In contrast to the monthly profiles of W, mesoscale eddies provide vertical velocity perturbations on the time scale of weeks. In the present work, these advection events are parameterized by multiplying the monthly profiles of W, denoted W_m(z) for month m, by a randomly generated coefficient such that the maximum vertical eddy velocity is between 0.0 and 0.1 md⁻¹. This is expressed by the equation

$$\begin{array}{}\text{(5)}& W_{\mathrm{E},m}^{\left(k\right)}\left(z\right)=C_m^{\left(k\right)}{W}_m\left(z\right),\end{array}$$

where $W_{\mathrm{E},m}^{\left(k\right)}\left(z\right)$ is the vertical eddy velocity profile for month m with k=1 indicating the first half of each month and k=2 the second half. As a result, the general circulation W is defined monthly, but the eddy velocity profiles W_E are defined semi-monthly.

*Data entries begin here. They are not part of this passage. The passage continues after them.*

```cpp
extern "C" int sslam_match_finalize_pairs(const int32_t *nn12, const float *s12, const int32_t *nn21, int K, int n_bank,
                                          const int32_t *pair_first, const int32_t *pair_second, int n_pairs, const float *scores_bank,
                                          long long score_stride, const float *intensity_bank, float w_desc, float w_sal,
                                          float min_saliency, float min_sim, float min_intensity, int64_t *matches, float *quality,
                                          int32_t *count, void *stream) {
    if (!nn12 || !s12 || !nn21 || !pair_first || !pair_second || !scores_bank || !matches || !quality || !count || K <= 0 ||
        n_bank <= 0 || n_pairs <= 0)
        return SSLAM_E_INVALID;
    if (((uintptr_t)pair_first | (uintptr_t)pair_second) & 3) return SSLAM_E_INVALID;
    if (sslam_misaligned(4, nn12, s12, nn21, scores_bank, intensity_bank, quality, count) || sslam_misaligned(8, matches)) return SSLAM_E_INVALID;
    hipLaunchKernelGGL(match_finalize_kernel<ListedPairs>, dim3(n_pairs), dim3(256), 0, (hipStream_t)stream, nn12, s12, nn21, K, K,
                       scores_bank, score_stride, scores_bank, score_stride, intensity_bank, intensity_bank, w_desc, w_sal,
                       min_saliency, min_sim, min_intensity, (long long *)matches, quality, count,
                       ListedPairs{pair_first, pair_second, n_bank});
    SSLAM_CHECK_LAUNCH();
    return SSLAM_OK;
}

template <int D, class PAIRS>
static int launch_sim_argmax_rows(const float *desc1, long long stride1, int n1, const float *desc2, long long stride2, int n2, int n_pairs,
                                  int32_t *nn12, float *s12, float *second12, void *stream, PAIRS pairs) {
    const int qb1 = (n1 + QB - 1) / QB;
    if ((long long)n_pairs * qb1 > 0x7ffffff0LL / 8) return SSLAM_E_UNSUPPORTED;
    const dim3 grid((unsigned)((n_pairs + 7) / 8 * 8 * qb1), 1, 1);
    hipStream_t st = (hipStream_t)stream;
    if (second12)
        hipLaunchKernelGGL((sim_argmax_kernel<D, false, true, PAIRS>), grid, dim3(NTM), 0, st, desc1, stride1, n1, desc2, stride2, n2, nn12, s12,
                           nullptr, nullptr, second12, nullptr, n_pairs, qb1, pairs);
    else
        hipLaunchKernelGGL((sim_argmax_kernel<D, false, false, PAIRS>), grid, dim3(NTM), 0, st, desc1, stride1, n1, desc2, stride2, n2, nn12, s12,
                           nullptr, nullptr, second12, nullptr, n_pairs, qb1, pairs);
    SSLAM_CHECK_LAUNCH();
    return SSLAM_OK;
}

extern "C" int sslam_sim_argmax_rows_d(const float *desc1, long long stride1, int n1, const float *desc2, long long stride2, int n2,
                                       int n_pairs, int32_t *nn12, float *s12, float *second12, int d, void *stream) {
    if (!desc1 || !desc2 || !nn12 || n1 <= 0 || n2 <= 0 || n_pairs <= 0) return SSLAM_E_INVALID;
    if (((uintptr_t)desc1 | (uintptr_t)desc2) & 15 || (stride1 & 3) || (stride2 & 3)) return SSLAM_E_INVALID;
    if (sslam_misaligned(4, nn12, s12, second12)) return SSLAM_E_INVALID;
    return SSLAM_BY_WIDTH(d,
                          launch_sim_argmax_rows<128>(desc1, stride1, n1, desc2, stride2, n2, n_pairs, nn12, s12, second12, stream, StridedPairs{}),
                          launch_sim_argmax_rows<256>(desc1, stride1, n1, desc2, stride2, n2, n_pairs, nn12, s12, second12, stream, StridedPairs{}));
}
extern "C" int sslam_sim_argmax_rows(const float *desc1, long long stride1, int n1, const float *desc2, long long stride2, int n2,
                                     int n_pairs, int32_t *nn12, float *s12, float *second12, void *stream) {
    return sslam_sim_argmax_rows_d(desc1, stride1, n1, desc2, stride2, n2, n_pairs, nn12, s12, second12, SSLAM_D, stream);
}

extern "C" int sslam_sim_argmax_rows_pairs_d(const float *bank, long long frame_stride, int n_bank, int K, const int32_t *pair_first,
                                             const int32_t *pair_second, int n_pairs, int32_t *nn12, float *s12, float *second12,
                                             int d, void *stream) {
    if (!bank || !pair_first || !pair_second || !nn12 || n_bank <= 0 || K <= 0 || n_pairs <= 0) return SSLAM_E_INVALID;
    if (((uintptr_t)bank & 15) || (frame_stride & 3) || (((uintptr_t)pair_first | (uintptr_t)pair_second) & 3)) return SSLAM_E_INVALID;
    if (sslam_misaligned(4, nn12, s12, second12)) return SSLAM_E_INVALID;
    const ListedPairs lp{pair_first, pair_second, n_bank};
    return SSLAM_BY_WIDTH(d,
                          launch_sim_argmax_rows<128>(bank, frame_stride, K, bank, frame_stride, K, n_pairs, nn12, s12, second12, stream, lp),
                          launch_sim_argmax_rows<256>(bank, frame_stride, K, bank, frame_stride, K, n_pairs, nn12, s12, second12, stream, lp));
}
extern "C" int sslam_sim_argmax_rows_pairs(const float *bank, long long frame_stride, int n_bank, int K, const int32_t *pair_first,
                                           const int32_t *pair_second, int n_pairs, int32_t *nn12, float *s12, float *second12,
                                           void *stream) {
    return sslam_sim_argmax_rows_pairs_d(bank, frame_stride, n_bank, K, pair_first, pair_second, n_pairs, nn12, s12, second12, SSLAM_D,
                                         stream);
}

static bool rule_args_ok(const int32_t *nn12, const float *s12, const float *second12, const int32_t *nn21, int n1, int n2, int n_pairs,
                         int rule, const int64_t *matches, const float *value, const int32_t *count) {
    if (!nn12 || !s12 || !matches || !value || !count || n1 <= 0 || n2 <= 0 || n_pairs <= 0) return false;
    if (rule != SSLAM_RULE_RATIO_BEST && rule != SSLAM_RULE_RATIO_SECOND && rule != SSLAM_RULE_TRACKED) return false;
    if (rule != SSLAM_RULE_TRACKED && (!second12 || !nn21)) return false;
    if (sslam_misaligned(4, nn12, s12, second12, nn21, value, count) || sslam_misaligned(8, matches)) return false;
    return rule != SSLAM_RULE_RATIO_SECOND || n2 >= 2;
}

extern "C" int sslam_match_finalize_rule(const int32_t *nn12, const float *s12, const float *second12, const int32_t *nn21, int n1,
                                         int n2, int n_pairs, int rule, float param, int64_t *matches, float *value, int32_t *count,
                                         void *stream) {
    if (!rule_args_ok(nn12, s12, second12, nn21, n1, n2, n_pairs, rule, matches, value, count)) return SSLAM_E_INVALID;
    hipLaunchKernelGGL(match_finalize_rule_kernel<StridedPairs>, dim3(n_pairs), dim3(256), 0, (hipStream_t)stream, nn12, s12, second12, nn21,
                       n1, n2, rule, param, (long long *)matches, value, count, StridedPairs{});
    SSLAM_CHECK_LAUNCH();
    return SSLAM_OK;
}

extern "C" int sslam_match_finalize_rule_pairs(const int32_t *nn12, const float *s12, const float *second12, const int32_t *nn21, int K,
                                               int n_bank, const int32_t *pair_first, const int32_t *pair_second, int n_pairs, int rule,
                                               float param, int64_t *matches, float *value, int32_t *count, void *stream) {
    if (!rule_args_ok(nn12, s12, second12, nn21, K, K, n_pairs, rule, matches, value, count) || !pair_first || !pair_second || n_bank <= 0)
        return SSLAM_E_INVALID;
    if (((uintptr_t)pair_first | (uintptr_t)pair_second) & 3) return SSLAM_E_INVALID;
    hipLaunchKernelGGL(match_finalize_rule_kernel<ListedPairs>, dim3(n_pairs), dim3(256), 0, (hipStream_t)stream, nn12, s12, second12, nn21,
                       K, K, rule, param, (long long *)matches, value, count, ListedPairs{pair_first, pair_second, n_bank});
    SSLAM_CHECK_LAUNCH();
    return SSLAM_OK;
}
```

Baseline: 59920.

## Route column argmax through per-wave LDS transpose instead of cross-lane shuffles

The one-pass column (reverse-direction) argmax now writes each MFMA accumulator tile into a small per-wave LDS patch and reads it back transposed. Each lane scans 8 query values serially, and two DPP quad exchanges finish the reduction. This replaces the permlane16 swaps and the chain of 64-bit shfl_xor butterflies. The costs are extra LDS traffic and shared memory per block, plus a different committing-lane pattern, and bit-exact tie-breaking depends on the packed index key.

```diff
diff --git a/semantic-slam-master_amd/csrc/match.hip b/semantic-slam-master_amd/csrc/match.hip
--- a/semantic-slam-master_amd/csrc/match.hip
+++ b/semantic-slam-master_amd/csrc/match.hip
@@ -36,19 +36,77 @@
     }
 };
 
-__device__ __forceinline__ unsigned long long sim_key(float v, float qoff, unsigned nqi) {
-    unsigned u = __float_as_uint(v + qoff);
+__device__ __forceinline__ unsigned long long sim_key(float v, unsigned nqi) {
+    unsigned u = __float_as_uint(v + 0.0f);
     u ^= (unsigned)((int)u >> 31) | 0x80000000u;
     return ((unsigned long long)u << 32) | nqi;
+}
+
+struct ColLane {
+    float *w0, *w1;
+    const float *ra, *rb;
+    unsigned nq8;
+    int nvalid;
+    int jrow;
+    bool full;
+    __device__ __forceinline__ ColLane(float *patch, int lane, int qwave, int nq) {
+        const int r = lane & 31, h = lane >> 5, g = lane & 3, row = lane >> 2, sw = (row & 2) << 1;
+        w0 = patch + 256 * h + r;
+        w1 = patch + 256 * h + (r ^ 4);
+        ra = patch + 32 * row + ((8 * g) ^ sw);
+        rb = patch + 32 * row + ((8 * g + 4) ^ sw);
+        nq8 = ~(unsigned)(qwave + 8 * g);
+        nvalid = nq - (qwave + 8 * g);
+        jrow = 16 * (g & 1) + ((row & 3) + 8 * ((row >> 2) & 1) + 4 * (row >> 3));
+        full = __builtin_amdgcn_readfirstlane(qwave) + 32 <= nq;
+    }
+};
+template <int CTRL>
+__device__ __forceinline__ unsigned long long quad_key(unsigned long long k) {
+    const unsigned lo = __builtin_amdgcn_update_dpp(0u, (unsigned)k, CTRL, 0xf, 0xf, true);
+    const unsigned hi = __builtin_amdgcn_update_dpp(0u, (unsigned)(k >> 32), CTRL, 0xf, 0xf, true);
+    return ((unsigned long long)hi << 32) | lo;
 }
 
 struct RowBest {
     float best, second;
     int besti, li;
 };
+struct ColTile {
+    float v[8];
+    unsigned long long k0;
+};
+template <int H>
+__device__ __forceinline__ void col_store(const f32x16 &acc, const ColLane &cl) {
+#pragma unroll
+    for (int e = 0; e < 8; e++) ((e & 2) ? cl.w1 : cl.w0)[32 * ((e & 3) + 4 * (e >> 2))] = acc[8 * H + e];
+}
+__device__ __forceinline__ void col_load(ColTile &t, const ColLane &cl) {
+    const f32x4 a = *reinterpret_cast<const f32x4 *>(cl.ra), b = *reinterpret_cast<const f32x4 *>(cl.rb);
+#pragma unroll
+    for (int i = 0; i < 4; i++) {
+        t.v[i] = a[i];
+        t.v[4 + i] = b[i];
+    }
+}
+__device__ __forceinline__ unsigned long long col_scan(ColTile &t, const ColLane &cl) {
+    if (!cl.full) {
+#pragma unroll
+        for (int i = 0; i < 8; i++) t.v[i] = i < cl.nvalid ? t.v[i] : -INFINITY;
+    }
+    float best = t.v[0];
+    unsigned pos = 0;
+#pragma unroll
+    for (int i = 1; i < 8; i++) {
+        const bool gt = t.v[i] > best;
+        pos = gt ? i : pos;
+        best = gt ? t.v[i] : best;
+    }
+    return sim_key(best, cl.nq8 - pos);
+}
 template <int STEP, int CT, bool ONEPASS, bool MASKED, bool SECOND>
-__device__ __forceinline__ void red_step(const f32x16 &acc, int sbase, int nc, int r, int h, float qoff, unsigned nqi, RowBest &rb,
-                                         unsigned long long (&k)[8], unsigned long long &kk, int &jj) {
+__device__ __forceinline__ void red_step(const f32x16 &acc, int sbase, int nc, int h, const ColLane &cl, RowBest &rb, ColTile &t,
+                                         unsigned long long &kk, int &jj) {
     if constexpr (STEP < 8) {
         if constexpr (STEP == 0 && CT == 0) rb.li = -1;
 #pragma unroll
@@ -63,36 +121,32 @@
         }
         if constexpr (STEP == 7 && CT == 1) rb.besti = rb.li >= 0 ? sbase + 4 * h + rb.li : rb.besti;
     } else if constexpr (!ONEPASS) {
-    } else if constexpr (STEP < 16) {
-        constexpr int i = STEP - 8;
-        typedef unsigned u32x2 __attribute__((ext_vector_type(2)));
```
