def pack_pair_h3(w1: torch.Tensor, w2: torch.Tensor, device):
    a = w1.detach().to("cpu", torch.float32).reshape(w1.shape[0], -1).contiguous()
    b = w2.detach().to("cpu", torch.float32).reshape(w2.shape[0], -1).contiguous()
    hidden, Cin = a.shape
    Cout = b.shape[0]
    assert b.shape == (Cout, hidden)
    if not lib.sdy_pair_h3_supported(Cin, hidden, Cout):
        raise NotImplementedError(f"fused conv pair supports hidden=256 with (Cin<=144, Cout=256) or (Cin<=416, Cout<=64); "
                                  f"got {Cin}->{hidden}->{Cout}; use conv1x1 twice")
    buf = torch.empty(lib.sdy_pair_h3_pack_bytes(Cin, hidden, Cout), dtype=torch.uint8, device=device)
    s1, s2 = C.c_float(), C.c_float()
    with torch.cuda.device(device):
        check(lib.sdy_pair_h3_pack(ptr(a), ptr(b), Cin, hidden, Cout, ptr(buf), C.byref(s1), C.byref(s2)), "sdy_pair_h3_pack")
    return (buf, s1.value, s2.value)


def conv_pair(x: torch.Tensor, w1: torch.Tensor, b1: Optional[torch.Tensor], w2: torch.Tensor, *,
              add: Optional[torch.Tensor] = None, out: Optional[torch.Tensor] = None, prepared=None,
              stats: Optional[torch.Tensor] = None) -> torch.Tensor:
    x = _f32c(x)
    B, Cin, H, W = x.shape
    if prepared is None:
        prepared = pack_pair_h3(w1, w2, x.device)
    hidden, Cout = w1.shape[0], w2.shape[0]
    if out is None:
        out = torch.empty(B, Cout, H, W, dtype=torch.float32, device=x.device)
    a = SdyPairArgs()
    a.x, a.x_bstride = ptr(x), Cin * H * W
    a.w, a.w1_scale, a.w2_scale = ptr(prepared[0]), prepared[1], prepared[2]
    keep = [x, out, prepared]
    if b1 is not None:
        bb1 = _aux(b1, x.device)
        a.b1 = ptr(bb1)
        keep.append(bb1)
    a.out, a.out_bstride = ptr(out), Cout * H * W
    if add is not None:
        ad = _aux(add, x.device)
        a.add, a.add_bstride = ptr(ad), (0 if ad.shape[0] == 1 and B > 1 else Cout * H * W)
        keep.append(ad)
    a.B, a.Cin, a.hidden, a.Cout, a.HW = B, Cin, hidden, Cout, H * W
    if stats is not None:
        assert stats.dtype == torch.float64 and stats.is_cuda and stats.is_contiguous() and stats.numel() == B * Cout * 2
        a.stats = ptr(stats)
    with torch.cuda.device(x.device):
        check(lib.sdy_pair_h3(C.byref(a), current_stream()), "sdy_pair_h3")
    return out


def instnorm_from_stats(stats: torch.Tensor, HW: int, gamma: torch.Tensor, beta: torch.Tensor, scale_shift=None,
                        eps: float = 1e-6):
    B, Cc = stats.shape[0], stats.shape[1]
    dev = stats.device
    g, b_ = _aux(gamma, dev), _aux(beta, dev)
    ss = _aux(scale_shift, dev) if scale_shift is not None else None
    a = torch.empty(B, Cc, dtype=torch.float32, device=dev)
    d = torch.empty(B, Cc, dtype=torch.float32, device=dev)
    with torch.cuda.device(dev):
        check(lib.sdy_instnorm_from_stats(ptr(stats), B, Cc, HW, ptr(g), ptr(b_), ptr(ss), 2 * Cc if ss is not None else 0,
                                          eps, ptr(a), ptr(d), current_stream()), "sdy_instnorm_from_stats")
    return a, d


def cold_update(x_s: torch.Tensor, x_ip_next: torch.Tensor, x_ip_s: Optional[torch.Tensor]) -> torch.Tensor:
    a, b = _f32c(x_s), _f32c(x_ip_next)
    c = _f32c(x_ip_s) if x_ip_s is not None else None
    out = torch.empty_like(a)
    with torch.cuda.device(a.device):
        check(lib.sdy_cold_update(ptr(a), ptr(b), ptr(c), ptr(out), a.numel(), current_stream()), "sdy_cold_update")
    return out


def concat_channels(tensors) -> torch.Tensor:
    ts = [_f32c(t) for t in tensors]
    if len(ts) == 1:
        return ts[0]
    assert 1 <= len(ts) <= 4
    B, _, H, W = ts[0].shape
    chans = [t.shape[1] for t in ts]
    out = torch.empty(B, sum(chans), H, W, dtype=torch.float32, device=ts[0].device)
    srcs = (C.c_void_p * len(ts))(*[ptr(t) for t in ts])
    ch = (C.c_int * len(ts))(*chans)
    with torch.cuda.device(out.device):
        check(lib.sdy_concat_channels(srcs, ch, len(ts), ptr(out), B, H * W, current_stream()), "sdy_concat_channels")
    return out


FLAG_NONFINITE, FLAG_F16_RANGE = 1, 2


def status_flags(reset: bool = True, device=None) -> int:
    dev = torch.device("cuda", torch.cuda.current_device()) if device is None else torch.device(device)
    out = C.c_uint(0)
    with torch.cuda.device(dev):
        check(lib.sdy_status_flags(C.byref(out), 1 if reset else 0, current_stream()), "sdy_status_flags")
    return int(out.value)


RANGE_CLASSES = ("conv_h3 x tile", "mlp_h3 x tile", "dh_h3 coefficient rows", "Legendre analysis input (at rfft360's stores)",
                 "Legendre synthesis input (at dh_h3's stores)")
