@@ -1258,8 +1293,11 @@
                     const uint32_t n = (uint32_t)__popcll(__ballot(fin && lk == k));
                     rleft[k] -= n;
                     if (n != 0 && rleft[k] == 0) {
-                        const TraceParams &pc = kargs();
-                        if (!(pc.ablate & 2u))
+                        struct ResolveView : ResolveParams, RefillJobParams {};
+                        const auto rdw = section_load(ResolveParams{}, std::integral_constant<int, 8>{});
+                        const auto jdw = section_load(RefillJobParams{}, std::integral_constant<int, 16>{});
+                        const ResolveView pc{section_use(ResolveParams{}, rdw), section_use(RefillJobParams{}, jdw)};
+                        if (!(pc.rf_flags & kRfNoResolve))
                             resolve_chunk<RT_PLANE_LANES(kMesh)>(pc, sbase, pstride, k << pc.ring_shift, rbase[k],
                                                   rlen[k], lane);
                         rfree |= 1u << k;
@@ -1271,6 +1309,10 @@
         RT_STAMP(5);
         if (refill && !exhausted && !(fused && rfree == 0 && pool_next >= pool_end)) {
             const TraceParams &pc = kargs();
+            struct RefillView : RefillJobParams, RefillTileParams {};
+            const auto jdw = section_load(RefillJobParams{}, std::integral_constant<int, 16>{});
+            const auto tdw = section_load(RefillTileParams{}, std::integral_constant<int, 8>{});
+            const RefillView rv{section_use(RefillJobParams{}, jdw), section_use(RefillTileParams{}, tdw)};
             while (pool_next >= pool_end) {
                 uint32_t base = 0;
                 if (lane == 0) {
@@ -1340,15 +1382,16 @@
                 if (kSerial && job >= gap_lo) job += gap_len;
                 uint32_t s, col, row;
                 uint64_t gjob = 0;
-                if (!kSerial && pc.gj32) {
-                    const uint32_t lp = fdiv(job, pc.div_spp);
-                    const uint32_t q = fdiv(lp, pc.div_width);
-                    col = lp - q * pc.width;
-                    row = pc.height - 1u - (pc.slab_row0 + q);
-                    gjob = job + pc.gj_c0 - q * pc.gj_2p;
+                if (!kSerial && (rv.rf_flags & kRfGj32)) {
+                    const uint32_t lp = fdiv(job, rv.div_spp);
+                    const uint32_t q = fdiv(lp, rv.div_width);
+                    col = lp - q * rv.div_width.d;
+                    row = rv.height - 1u - (rv.slab_row0 + q);
+                    gjob = job + rv.gj_c0 - q * rv.gj_2p;
                 } else {
-                    job_pixel<kSerial>(pc, job, s, col, row);
-                    gjob = ((uint64_t)row * pc.width + col) * pc.spp + s;
+                    if constexpr (kSerial) job_pixel<true>(pc, job, s, col, row);
+                    else job_pixel<false>(rv, job, s, col, row);
+                    gjob = ((uint64_t)row * rv.div_width.d + col) * rv.div_spp.d + s;
                 }
                 slot = job + cur_off;
                 bool take = true;
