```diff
+static int ft_cus() {
+    static const int cus = [] {
+        int dev = 0, c = 0;
+        if (hipGetDevice(&dev) != hipSuccess || hipDeviceGetAttribute(&c, hipDeviceAttributeMultiprocessorCount, dev) != hipSuccess || c < 1) c = 256;
+        return c;
+    }();
+    return cus;
+}
+static const char *ft_geom_env() {
+    static const char *e = [] { const char *v = getenv("AO_AMD_FT_GEOM"); return (v && v[0] && strcmp(v, "auto") != 0) ? v : (const char *)nullptr; }();
+    return e;
+}
+static FtPlan ft_plan(int n, int G, int gbdef, const int *cands, int ncand) {
+    const int nt = (n + 15) / 16, cus = ft_cus();
+    auto rounds = [cus](long long wg) { return (long long)((wg + cus - 1) / cus); };
+    auto whole = [&](int gb) { return (long long)nt * (G / gb) / cus * cus / (G / gb); };
+    if (const char *e = ft_geom_env()) {
+        const int gb = e[0] == '0' ? gbdef : atoi(e);
+        bool ok = false;
+        for (int i = 0; i < ncand; ++i) ok |= cands[i] == gb;
+        if (!ok) return FtPlan{gbdef, gbdef, nt};
+        if (strchr(e, '+') && gb == cands[0] && gb != 4) return FtPlan{gb, 4, (int)whole(gb)};
+        return FtPlan{gb, gb, nt};
+    }
+    FtPlan best{gbdef, gbdef, nt};
+    long long bestc = -1, bestwg = 0;
+    auto consider = [&](int gb1, int gb2, long long nt1) {
+        const long long wg1 = nt1 * (G / gb1), wg2 = (nt - nt1) * (G / gb2);
+        const long long c = rounds(wg1) * (FT_FIXED + gb1) + rounds(wg2) * (FT_FIXED + gb2);
+        if (bestc < 0 || c < bestc || (c == bestc && wg1 + wg2 < bestwg)) { bestc = c; bestwg = wg1 + wg2; best = FtPlan{gb1, gb2, (int)nt1}; }
+    };
+    for (int i = 0; i < ncand; ++i) consider(cands[i], cands[i], nt);
+    const int gbw = cands[0];
+    for (long long k = 1; k * cus / (G / gbw) < nt; ++k) consider(gbw, 4, k * cus / (G / gbw));
+    return best;
 }
 
 }
@@ -326,13 +387,29 @@
     hipStream_t st = (hipStream_t)stream;
     PtvScopedTimer t(KID_FWD_TILE + (g == 12 ? 0 : g == 24 ? 1 : g == 48 ? 2 : 3), st,
                      4.0 * ((double)n * k * (2 * g + 1) + (double)n * (3 + 2 * c + g)));
-    int rc;
+    int rc = PTV2_ERR_ARG;
     const PtvDrop drop = ptv2_attn_drop_current();
-#define ARGS n, W1, sc, sh, Ww2, bw2, v, a, b, coord, idx, Wp2, bp2, w, sw, out, stats, a_out, drop, st
-    if (g == 12) rc = launch_fwd_tile<12, 96, 12>(ARGS);
-    else if (g == 24) rc = launch_fwd_tile<24, 192, 12>(ARGS);
-    else if (g == 48) rc = launch_fwd_tile<48, 384, 12>(ARGS);
-    else rc = launch_fwd_tile<64, 512, 16>(ARGS);
+#define ARGS n, p.nt1, W1, sc, sh, Ww2, bw2, v, a, b, coord, idx, Wp2, bp2, w, sw, out, stats, a_out, drop, st
+#define PLAN(G_, C_, A_, B_) if (p.gb1 == A_ && p.gb2 == B_) rc = launch_fwd_tile<G_, C_, A_, B_>(ARGS)
+    if (g == 12) {
+        static const int cand[] = {12, 4};
+        const FtPlan p = ft_plan(n, 12, 12, cand, 2);
+        PLAN(12, 96, 12, 12); else PLAN(12, 96, 4, 4); else PLAN(12, 96, 12, 4);
+    } else if (g == 24) {
+        static const int cand[] = {12, 8, 4};
+        const FtPlan p = ft_plan(n, 24, 12, cand, 3);
+        PLAN(24, 192, 12, 12); else PLAN(24, 192, 8, 8); else PLAN(24, 192, 4, 4); else PLAN(24, 192, 12, 4);
+    } else if (g == 48) {
+        static const int cand[] = {16, 12, 8, 4};
+        const FtPlan p = ft_plan(n, 48, 12, cand, 4);
+        PLAN(48, 384, 16, 16); else PLAN(48, 384, 12, 12); else PLAN(48, 384, 8, 8); else PLAN(48, 384, 4, 4);
+        else PLAN(48, 384, 16, 4);
+    } else {
+        static const int cand[] = {16, 8, 4};
+        const FtPlan p = ft_plan(n, 64, 16, cand, 3);
+        PLAN(64, 512, 16, 16); else PLAN(64, 512, 8, 8); else PLAN(64, 512, 4, 4); else PLAN(64, 512, 16, 4);
+    }
+#undef PLAN
 #undef ARGS
     if (rc != PTV2_OK) return rc;
     PTV2_CHECK_LAUNCH();
```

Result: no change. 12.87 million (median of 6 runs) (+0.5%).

The entire general circulation profile for a given month, m, is multiplied by a single coefficient, $C_m^{\left(k\right)}$. The vertical profile of the general circulation velocity at each time step is linearly interpolated from the monthly average profiles, while the eddy velocity profiles remain constant throughout their 15 d period.

Although the 24 coefficients $C_m^{\left(k\right)}$ used to generate the eddy velocity profiles were initially generated randomly in Smith et al. (2021), here we treat them as parameters to be estimated. The initial coefficient values taken from the randomly generated baseline values in Smith et al. (2021) are included in Table 2, as are the upper and lower bounds used as constraints during the parameter estimation. Note that the initial values have been rounded and the upper and lower bounds were set to allow for maximum eddy velocities between 0.0 and 0.2 m d⁻¹, thereby relaxing the original assumption limiting them to 0.1 m d⁻¹.

Table 2 List of vertical advection, boundary condition, and turbulent diffusion model parameters with baseline values from Smith et al. (2021) and Kern et al. (2024) for the BATS and HOTS locations, respectively, along with parameter ranges used during the estimation process.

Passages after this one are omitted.